Was it not an economic warfare operation? Of course it was. Many large and small companies became attractive to large foreign investors that were favoured, while the Italian State-owned and private companies faded away, struck by the new moralists’ blows.

 What happened, at that time, in Mitterrand’s France or in the Great Britain led by Margaret Thatcher who, however, was ousted from Downing Street by a clique of Tories, involved in a large helicopter business affair?

 We can also recall Liu Tenan, the Chinese Head of the “Development Commission”, expelled from the CPC; Rouhani himself in Iran that saw the 1979 Revolution in danger because of corruption, or Ana Mato, the Health Minister who resigned because of the scandal that in 2014 sullied the reputation of the entire Partido Pupular in Spain –  not to mention the fact at least 2.3% of the world GDP fuels global corruption.

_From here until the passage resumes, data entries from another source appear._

void set_superblocks(abacus_hod_state *st, const abacus_hod_params *p) {
    int sbt = hod_opts().sbtiles;
    if (sbt != SB_TILES_DENSE && sbt != SB_TILES_SPARSE) sbt = (p->want_ELG || p->want_QSO) ? SB_TILES_DENSE : SB_TILES_SPARSE;
    st->sb_tiles = sbt;
    const int per_round = 3 * 256;
    auto count = [&](int ntile) {
        int n = (int)ceil_div(ntile, sbt);
        if (sbt == SB_TILES_DENSE && n > 256 && !hod_opts().nobalance) n = (int)ceil_div(n, per_round) * per_round;
        return std::min(n, std::max(ntile, 0));
    };
    st->nsb_c = count(st->ntile_c);
    st->nsb_s = count(st->ntile_s);
}

int launch_emit(abacus_hod_state *st) {
    const int nemit = st->nsb_c + st->nsb_s;
    if (nemit == 0) {
        ABACUS_LAUNCH("hod_emit", hod_zero_totals, dim3(1), dim3(64), 0, st->h_totals_dev);
        return 0;
    }
    EmitPtrs in;
    in.hpos = st->hpos, in.hvel = st->hvel, in.hvdev = st->hveldev, in.hmass = st->hmass, in.hid = st->hid;
    in.ppos = st->ppos, in.pvel = st->pvel, in.phvel = st->phvel, in.phmass = st->phmass, in.phid = st->phid;
    const bool rec = st->rec_ok && st->rec_rand_ok;
    in.hrec = rec ? st->hrec.as<HaloRec>() : nullptr;
    in.prec = rec ? st->prec.as<PartRec>() : nullptr;
    if (st->emit_bm) {
        const int cur = st->bm_par, prev = cur ^ 1;
        unsigned int *bm = st->bm.as<unsigned int>();
        if (st->lb_n != nemit || st->lb_tag == LB_TAG_MAX) {
            const size_t bytes = (size_t)3 * nemit * sizeof(unsigned long long);
            ABACUS_TRY(st->lb.reserve(bytes));
            HIP_TRY(hipMemsetAsync(st->lb.p, 0, bytes, stream()));
            st->lb_n = nemit, st->lb_tag = 0;
        }
        static int resident = 0;
        if (!resident) {
            int dev = 0, ncu = 0, per_cu = 0;
            HIP_TRY(hipGetDevice(&dev));
            HIP_TRY(hipDeviceGetAttribute(&ncu, hipDeviceAttributeMultiprocessorCount, dev));
            HIP_TRY(hipOccupancyMaxActiveBlocksPerMultiprocessor(&per_cu, hod_emit_bm<256, SB_TILES_SPARSE>, 256, 0));
            resident = std::min(std::max(per_cu, 1), 5) * std::max(ncu, 1);
        }
        ABACUS_LAUNCH("hod_emit", (hod_emit_bm<256, SB_TILES_SPARSE>), dim3(std::min(nemit, resident)), dim3(256), 0, st->nsb_c,
                      st->nsb_s, st->ntile_c, st->ntile_s, (const unsigned int *)(bm + (int64_t)cur * 3 * st->bm_words),
                      bm + (int64_t)prev * 3 * st->bm_words, st->bm_words, st->bm_mask[cur], st->bm_mask[prev],
                      reinterpret_cast<unsigned long long *>(st->lb.p), st->lb_tag + 1, st->keep_c, st->keep_s, st->h_totals_dev,
                      in, st->params, out_cols(st));
        st->lb_tag++;
        st->bm_mask[prev] = 0;
        return 0;
    }
    int eb = hod_opts().eblock;
    if (eb != 256 && eb != 384 && eb != 512) eb = (st->params.want_ELG || st->params.want_QSO) ? 384 : 256;
#define EMIT(EB, SBT)                                                                                                       \
    ABACUS_LAUNCH("hod_emit", (hod_emit<EB, SBT>), dim3(nemit), dim3(EB), 0, st->nsb_c, st->nsb_s, st->ntile_c, st->ntile_s, st->kept_c, st->kept_s, \
                  st->sb_counts, st->h_totals_dev, in, st->params, out_cols(st), hod_opts().dbg)
    const bool sparse = st->sb_tiles == SB_TILES_SPARSE;
    if (eb == 384 && sparse) EMIT(384, SB_TILES_SPARSE);
    else if (eb == 384) EMIT(384, SB_TILES_DENSE);
    else if (eb == 256 && sparse) EMIT(256, SB_TILES_SPARSE);
    else if (eb == 256) EMIT(256, SB_TILES_DENSE);
    else if (sparse) EMIT(512, SB_TILES_SPARSE);
    else EMIT(512, SB_TILES_DENSE);
#undef EMIT
    return 0;
}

 Can we believe that all this came only from what had happened in Italy?

 Once again the usual moralistic parochialism sets in, a short-lived legacy of the snobbery of Italy’s old Action Party, whose liberal Socialism – taunted by Croce – led Italy to be a pale imitation of Great Britain, the eternal myth of all poor politicians and managers wearing grisaille suits.

 Hence the final formula: the mix of legal and non-legal, advertising, political, military, strategic and monetary protection and support for the local ruling classes, as well as the fair and rational relations with the target country, are called exactly “economic warfare”.

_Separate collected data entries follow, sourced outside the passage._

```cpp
template <int LATE>
int recordGPUCulling(trhip::DispatchCtx& ctx)
{
    const GPUCullingPassConstants* k = (const GPUCullingPassConstants*)ctx.constants(0, sizeof(GPUCullingPassConstants));
    TRHIP_REQUIRE(k, "%s: constant buffer b0 (GPUCullingPassConstants, 180 bytes) missing", ctx.shaderName);
    trhip_buffer_t* instances = ctx.buffer(TRHIP_BIND_STRUCTURED_SRV, 0);
    trhip_buffer_t* ids = ctx.buffer(TRHIP_BIND_STRUCTURED_SRV, 1);
    trhip_buffer_t* meshData = ctx.buffer(TRHIP_BIND_STRUCTURED_SRV, 2);
    trhip_texture_t* hzb = ctx.texture(TRHIP_BIND_TEXTURE_SRV, 3);
    trhip_buffer_t* records = ctx.buffer(TRHIP_BIND_STRUCTURED_UAV, 0);
    trhip_buffer_t* args = ctx.buffer(TRHIP_BIND_STRUCTURED_UAV, 1);
    trhip_buffer_t* lateCount = ctx.buffer(TRHIP_BIND_STRUCTURED_UAV, 2);
    trhip_buffer_t* lateIds = ctx.buffer(TRHIP_BIND_STRUCTURED_UAV, 3);
    trhip_buffer_t* shardLate = LATE ? ctx.buffer(TRHIP_BIND_STRUCTURED_SRV, 4) : nullptr;
    TRHIP_REQUIRE(!shardLate || shardLate->byteSize >= 8, "%s: shard late info (t4) smaller than 8 bytes", ctx.shaderName);
    TRHIP_REQUIRE(instances && ids && meshData && records && args && lateCount && lateIds,
                  "%s: needs SRVs t0..t2 and UAVs u0..u3 (BasePassRenderers.cpp:351-362)", ctx.shaderName);
    const bool occlusion = (k->m_CullingFlags & kCullingFlagOcclusionCullingEnable) != 0;
    TRHIP_REQUIRE(instances->byteSize % sizeof(BasePassInstanceConstants) == 0, "%s: instance buffer size is not a multiple of 144", ctx.shaderName);
    TRHIP_REQUIRE(meshData->byteSize % sizeof(MeshData) == 0, "%s: mesh data buffer size is not a multiple of 156", ctx.shaderName);
    TRHIP_REQUIRE(records->byteSize >= sizeof(MeshletAmplificationData), "%s: amplification buffer too small", ctx.shaderName);
    TRHIP_REQUIRE(args->byteSize >= 12, "%s: dispatch-arguments buffer smaller than 12 bytes", ctx.shaderName);
    if (LATE) {
        TRHIP_REQUIRE(ctx.indirect, "%s: LATE_CULL=1 is dispatched indirectly (BasePassRenderers.cpp:399)", ctx.shaderName);
        TRHIP_REQUIRE(occlusion, "%s: LATE_CULL=1 without occlusion culling", ctx.shaderName);
        TRHIP_REQUIRE((uint64_t)k->m_NbInstances * 4 <= lateIds->byteSize, "%s: late id buffer smaller than m_NbInstances", ctx.shaderName);
    } else {
        TRHIP_REQUIRE(!ctx.indirect, "%s: LATE_CULL=0 is dispatched directly", ctx.shaderName);
        TRHIP_REQUIRE((uint64_t)k->m_NbInstances * 4 <= ids->byteSize, "%s: m_NbInstances %u exceeds the id buffer", ctx.shaderName, k->m_NbInstances);
        if (occlusion)
            TRHIP_REQUIRE((uint64_t)k->m_NbInstances * 4 <= lateIds->byteSize, "%s: late id buffer smaller than m_NbInstances", ctx.shaderName);
    }
    TRHIP_REQUIRE(lateCount->byteSize >= 4, "%s: late counter buffer too small", ctx.shaderName);

    InstanceCullArgs a;
    memset(&a, 0, sizeof a);
    a.k = *k;
    int rc = fillHzb(ctx, hzb, k->m_HZBDimensions, occlusion, &a.hzb);
    if (rc != TRHIP_OK) return rc;
    a.instances = (const BasePassInstanceConstants*)instances->ptr;
    a.ids = LATE ? (const uint32_t*)lateIds->ptr : (const uint32_t*)ids->ptr;
    a.meshData = (const MeshData*)meshData->ptr;
    a.records = (MeshletAmplificationData*)records->ptr;
    a.dispatchArgs = (uint32_t*)args->ptr;
    a.lateCount = (uint32_t*)lateCount->ptr;
    a.lateIds = (uint32_t*)lateIds->ptr;
    a.indirectArgs = LATE ? (const uint32_t*)((const char*)ctx.argsBuffer->ptr + ctx.argsOffset) : nullptr;
    a.shardLate = shardLate ? (const uint32_t*)shardLate->ptr : nullptr;
    const uint64_t direct = (uint64_t)ctx.gx * kNumThreadsPerWave;
    a.directThreads = direct > 0xFFFFFFFFull ? 0xFFFFFFFFu : (uint32_t)direct;
    const uint64_t cap = records->byteSize / sizeof(MeshletAmplificationData);
    a.maxGroups = cap > 0xFFFFFFFFull ? 0xFFFFFFFFu : (uint32_t)cap;
    a.argsWords = args->byteSize >= 16 ? 4u : 3u;

    const uint32_t nMax = k->m_NbInstances;
    if (nMax == 0) return TRHIP_OK;

    rc = trhip::instanceCacheEnsure(instances);
    if (rc != TRHIP_OK) return rc;
    a.cache = instanceCacheLayout(instances->cullCache.ptr, instances->byteSize / sizeof(BasePassInstanceConstants));
    a.numInstances = (uint32_t)(instances->byteSize / sizeof(BasePassInstanceConstants));
    ctx.emit("instance_cache", [instances, meshData](hipStream_t s) { return trhip::instanceCacheLaunchBuild(instances, meshData, s); });
    static const bool noFused = getenv("TRHIP_NO_FUSED_INSTANCE") != nullptr;
    const bool fusedPath = (nMax <= kFusedMaxEntries || (LATE && (nMax + kBlock - 1) / kBlock <= kFusedLateMaxTiles)) && !noFused;
    a.numBlocks = fusedPath ? (nMax + kBlock - 1) / kBlock : (nMax + kBigChunk - 1) / kBigChunk;
    a.word = (uint32_t*)ctx.scratch((size_t)nMax * 4);
    a.localOff = (uint32_t*)ctx.scratch((size_t)nMax * 4);
    a.blockGroups = (uint32_t*)ctx.scratch((size_t)a.numBlocks * 4);
    a.blockLateSubmit = (uint64_t*)ctx.scratch((size_t)a.numBlocks * 8);
    a.bases = (uint32_t*)ctx.scratch(16);
    a.tileHist = (uint32_t*)ctx.scratch(fusedPath ? 16 : (size_t)a.numBlocks * kNumTiles * 4);
    a.tileTotal = (uint32_t*)ctx.scratch(kNumTiles * 4);
    a.tileOf = (uint16_t*)ctx.scratch((size_t)nMax * 2);
    a.lodSel = (uint2*)ctx.scratch((size_t)nMax * 8);
    TRHIP_REQUIRE(a.word && a.localOff && a.blockGroups && a.blockLateSubmit && a.bases && a.tileHist && a.tileTotal && a.tileOf && a.lodSel, "%s: scratch allocation failed", ctx.shaderName);
    rc = records->order.allocate(records->dev, (uint64_t)kPermHeaderWords * 4 + (uint64_t)a.maxGroups * 16);
    if (rc != TRHIP_OK) return rc;
    a.permHeader = (uint32_t*)records->order.ptr;
    a.perm = (uint4*)(a.permHeader + kPermHeaderWords);
    a.permCapacity = a.maxGroups;
    const bool wantTable = !LATE && occlusion && a.maxGroups >= trhip::tableMinGroups();
    if (wantTable) {
        rc = trhip::hzbQuadEnsure(hzb);
        if (rc != TRHIP_OK) return rc;
    }

    if (fusedPath) {
        const size_t words = (size_t)a.numBlocks * kFusedStatusStride * 2 + 4;
        uint32_t* mem = (uint32_t*)ctx.scratch(words * 4);
        TRHIP_REQUIRE(mem, "%s: scratch allocation failed", ctx.shaderName);
        rc = ctx.cl->recordClearWords(mem, words, 0, true);
        if (rc != TRHIP_OK) return rc;
        a.fusedStatus = (unsigned long long*)mem;
        a.fusedTicket = mem + (size_t)a.numBlocks * kFusedStatusStride * 2;
        trhip_texture_t* quadOwner = wantTable ? hzb : nullptr;
        if (quadOwner) ctx.cl->use(quadOwner->quad.ptr, ctx.cl->ops.size(), true);
        if (LATE) ctx.emit("fused", [a](hipStream_t s) {
            trhip::QuadArgs q;
            memset(&q, 0, sizeof q);
            TRHIP_LAUNCH(instanceFusedKernel<LATE>, dim3(a.numBlocks), dim3(kBlock), 0, s, a, q);
            return trhip::launchStatus("instanceFusedKernel"); });
        else ctx.emit("fused", fusedEarlyLaunch(a, quadOwner));
        if (!LATE && occlusion) ctx.cl->peephole = { ctx.cl->ops.size() - 1, "gpuculling_early", std::make_shared<EarlyCullNote>(EarlyCullNote{ a, ctx.cl->ops.size() - 1, true, quadOwner }) };
        return TRHIP_OK;
    }

    ctx.emit("classify", [a](hipStream_t s) {
        TRHIP_LAUNCH(instanceClassifyKernel<LATE>, dim3(a.numBlocks), dim3(kBigThreads), 0, s, a);
        return trhip::launchStatus("instanceClassifyKernel"); });
    trhip_texture_t* quadOwner = wantTable ? hzb : nullptr;
    std::shared_ptr<QuadShare> share = quadOwner ? std::make_shared<QuadShare>() : nullptr;
    if (quadOwner) ctx.cl->use(quadOwner->quad.ptr, ctx.cl->ops.size(), true);
    if (LATE) ctx.emit("scan", [a](hipStream_t s) {
        trhip::QuadArgs q;
        memset(&q, 0, sizeof q);
        TRHIP_LAUNCH(instanceScanKernel<LATE>, dim3(1 + kScanTileGroups), dim3(kScanThreads), 0, s, a, q, 0u);
        return trhip::launchStatus("instanceScanKernel"); });
    else ctx.emit("scan", scanEarlyLaunch(a, quadOwner, share));
    const size_t scanOp = ctx.cl->ops.size() - 1;
    if (quadOwner) ctx.cl->use(quadOwner->quad.ptr, ctx.cl->ops.size(), true);
    ctx.emit("emit", [a, quadOwner, share](hipStream_t s) {
        trhip::QuadArgs q;
        memset(&q, 0, sizeof q);
        uint32_t extra = 0, stripBegin = 0;
        if (!LATE && quadOwner && share && share->stale) {
            q = trhip::quadArgs(quadOwner);
            stripBegin = quadScanStrips(q.firstStrip[q.mips]);
            extra = (q.firstStrip[q.mips] - stripBegin + kEmitStripsPerGroup - 1u) / kEmitStripsPerGroup;
        }
        TRHIP_LAUNCH(instanceEmitKernel<LATE>, dim3(a.numBlocks + extra), dim3(kBigThreads), 0, s, a, q, stripBegin);
        return trhip::launchStatus("instanceEmitKernel"); });
    if (!LATE && occlusion) ctx.cl->peephole = { ctx.cl->ops.size() - 1, "gpuculling_early", std::make_shared<EarlyCullNote>(EarlyCullNote{ a, scanOp, false, quadOwner, share }) };
    return TRHIP_OK;
}

int recordBuildLateArgs(trhip::DispatchCtx& ctx)
{
    trhip_buffer_t* count = ctx.buffer(TRHIP_BIND_STRUCTURED_SRV, 0);
    trhip_buffer_t* args = ctx.buffer(TRHIP_BIND_STRUCTURED_UAV, 0);
    TRHIP_REQUIRE(count && args, "%s: needs SRV t0 (late count) and UAV u0 (indirect args)", ctx.shaderName);
    TRHIP_REQUIRE(count->byteSize >= 4 && args->byteSize >= 12, "%s: buffers too small", ctx.shaderName);
    TRHIP_REQUIRE(!ctx.indirect && ctx.gx == 1 && ctx.gy == 1 && ctx.gz == 1, "%s: dispatched as 1x1x1", ctx.shaderName);
    const uint32_t* c = (const uint32_t*)count->ptr;
    uint32_t* a = (uint32_t*)args->ptr;
    const trhip_cmdlist_t::Peephole ph = ctx.cl->peephole;
    if (ph.kind && !strcmp(ph.kind, "gpuculling_early") && ph.op != SIZE_MAX && ph.op == ctx.cl->ops.size() - 1) {
        const EarlyCullNote* note = (const EarlyCullNote*)ph.data.get();
        if (note->a.lateCount == c && note->scanOp < ctx.cl->ops.size() && ctx.cl->ops[note->scanOp].lane == 0) {
            InstanceCullArgs fused = note->a;
            fused.lateArgsOut = a;
            const size_t scanOp = note->scanOp;
            if (note->fused) ctx.cl->ops[scanOp].fn = fusedEarlyLaunch(fused, note->quadOwner);
            else ctx.cl->ops[scanOp].fn = scanEarlyLaunch(fused, note->quadOwner, note->share);
            for (size_t i = ctx.cl->useMarks.size(); i-- > 0 && ctx.cl->useMarks[i].op >= ctx.cl->ops.size();) ctx.cl->useMarks[i].op = scanOp;
            ctx.cl->peephole = trhip_cmdlist_t::Peephole();
            return TRHIP_OK;
        }
    }
    ctx.emit("main", [c, a](hipStream_t s) {
        TRHIP_LAUNCH(buildLateCullIndirectArgsKernel, dim3(1), dim3(1), 0, s, c, a);
        return trhip::launchStatus("buildLateCullIndirectArgsKernel"); });
    return TRHIP_OK;
}

trhip::ShaderRegistrar r0("gpuculling_CS_GPUCulling LATE_CULL=0", recordGPUCulling<0>, 0);
trhip::ShaderRegistrar r1("gpuculling_CS_GPUCulling LATE_CULL=1", recordGPUCulling<1>, 1);
trhip::ShaderRegistrar r2("gpuculling_CS_BuildLateCullIndirectArgs", recordBuildLateArgs, 0);

}

namespace trhip
{

int instanceCacheEnsure(trhip_buffer_t* instances)
{
    const uint64_t n = instances->byteSize / sizeof(BasePassInstanceConstants);
    TRHIP_REQUIRE(n >= 1 && n <= 0xFFFFFFFFull, "instance cull cache: instance buffer '%s' size out of range", instances->name.c_str());
    return instances->cullCache.allocate(instances->dev, n * kInstanceCacheBytesPerInstance);
}

int instanceCacheLaunchBuild(trhip_buffer_t* instances, trhip_buffer_t* meshData, hipStream_t s)
{
    const Stamp from = { instances->version, meshData->ptr, meshData->version };
    if (instances->cullCache.current(from)) return TRHIP_OK;
    const uint32_t n = (uint32_t)(instances->byteSize / sizeof(BasePassInstanceConstants));
    const uint64_t numMeshes = meshData->byteSize / sizeof(MeshData);
    TRHIP_LAUNCH(instanceCacheKernel, dim3((n + 255u) / 256u), dim3(256), 0, s, (const BasePassInstanceConstants*)instances->ptr, n,
                       (const MeshData*)meshData->ptr, (uint32_t)(numMeshes > 0xFFFFFFFFull ? 0xFFFFFFFFull : numMeshes),
                       instanceCacheLayout(instances->cullCache.ptr, n));
    instances->cullCache.markBuilt(from);
    return launchStatus("instanceCacheKernel");
}

}

extern "C" int trhip_launch_shard_late_info(void* hip_stream, const uint32_t* gathered_counts, uint32_t world, uint32_t rank, uint32_t* info)
{
    if (!gathered_counts || !info || world == 0 || rank >= world)
        return trhip::fail(TRHIP_ERR_INVALID, "launch_shard_late_info: bad arguments (world %u, rank %u)", world, rank);
    TRHIP_LAUNCH(shardLateInfoKernel, dim3(1), dim3(1), 0, (hipStream_t)hip_stream, gathered_counts, world, rank, info);
    return trhip::launchStatus("shardLateInfoKernel");
}
```

toyrenderer_amd/csrc/k_updateinstance.hip:

```cpp
#include <cstddef>

#include "cull_math.hip.h"
#include "instance_cache.hip.h"
#include "trhip_internal.h"

using namespace interop;

namespace
{

struct M44 { float m[4][4]; };

__device__ __forceinline__ M44 matmul(const M44& A, const M44& B)
{
    M44 C;
#pragma unroll
    for (int i = 0; i < 4; ++i)
#pragma unroll
        for (int j = 0; j < 4; ++j)
            C.m[i][j] = cm::fma_(A.m[i][3], B.m[3][j], cm::fma_(A.m[i][2], B.m[2][j], cm::fma_(A.m[i][1], B.m[1][j], A.m[i][0] * B.m[0][j])));
    return C;
}

__device__ __forceinline__ M44 makeWorldMatrix(const NodeLocalTransform& t)
{
    const float qx = t.m_Rotation[0], qy = t.m_Rotation[1], qz = t.m_Rotation[2], qw = t.m_Rotation[3];
    const float qxx = qx * qx, qyy = qy * qy, qzz = qz * qz;
    M44 R = {}, S = {}, T = {};
    R.m[0][0] = (1.f - 2.f * qyy) - 2.f * qzz;
    R.m[0][1] = (2.f * qx) * qy + (2.f * qz) * qw;
    R.m[0][2] = (2.f * qx) * qz - (2.f * qy) * qw;
    R.m[1][0] = (2.f * qx) * qy - (2.f * qz) * qw;
    R.m[1][1] = (1.f - 2.f * qxx) - 2.f * qzz;
    R.m[1][2] = (2.f * qy) * qz + (2.f * qx) * qw;
    R.m[2][0] = (2.f * qx) * qz + (2.f * qy) * qw;
    R.m[2][1] = (2.f * qy) * qz - (2.f * qx) * qw;
    R.m[2][2] = (1.f - 2.f * qxx) - 2.f * qyy;
    R.m[3][3] = 1.f;
    S.m[0][0] = t.m_Scale[0]; S.m[1][1] = t.m_Scale[1]; S.m[2][2] = t.m_Scale[2]; S.m[3][3] = 1.f;
    T.m[0][0] = 1.f; T.m[1][1] = 1.f; T.m[2][2] = 1.f; T.m[3][3] = 1.f;
    T.m[3][0] = t.m_Position[0]; T.m[3][1] = t.m_Position[1]; T.m[3][2] = t.m_Position[2];
    return matmul(matmul(R, S), T);
}
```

 There is no other way to make foreign policy and establish international relations, even non-economic ones. There is only and always economic warfare.

 Hence, after this explicit and direct phase of the inevitable economic clash for survival between nations, there is the phase in which “companies are used as armies and management and business schools are used as schools for officers”, and entrepreneurs and business leaders are seen as new generals. In fact Akira Kurosawa, the director of the movie Seven Samurai and a descendant from a Samurai family, wanted – in a later movie of 1980, Kagemusha (Shadow Warrior) – to describe Japanese business leaders as new Samurai.

 Every economic action is a “covert” act of war. Every act of war can also be turned into an economic action, which instead of being a cost – unsustainable in the long run – is a real bargain or can even become so.

 Economic warfare shifts the cost of operations onto the victim.

 Attractiveness and competitiveness are now complementary, while Italy is the 7th world exporter of goods, but it only ranks 18th in terms of Foreign Direct Investment (FDI) in the territory.

 The current FDI is an instrument of external hegemony, not a system of national power or of projection of our economic and non-economic power onto the countries that receive our goods or that – in any case – should consume them, instead of our competitors’ products.

 The economic warfare also stems from the fact that all the great Western countries produce more or less the same goods.

 Nevertheless, in Italy 43% of the companies currently listed on the Stock Exchange are owned by foreign businesses. Obviously, there is no direct correlation between the quality of management of the various industries and their ownership. However, do you believe that if a French bank manager has to organize a strategy for his own company, he will pay heed to the large multifarious group of his small investors – as currently happens in Italy – or will he rather consider the ideas coming from some State think tanks in Paris, or possibly from one of his Ministers, or even from a colleague in Lyon or Grenoble?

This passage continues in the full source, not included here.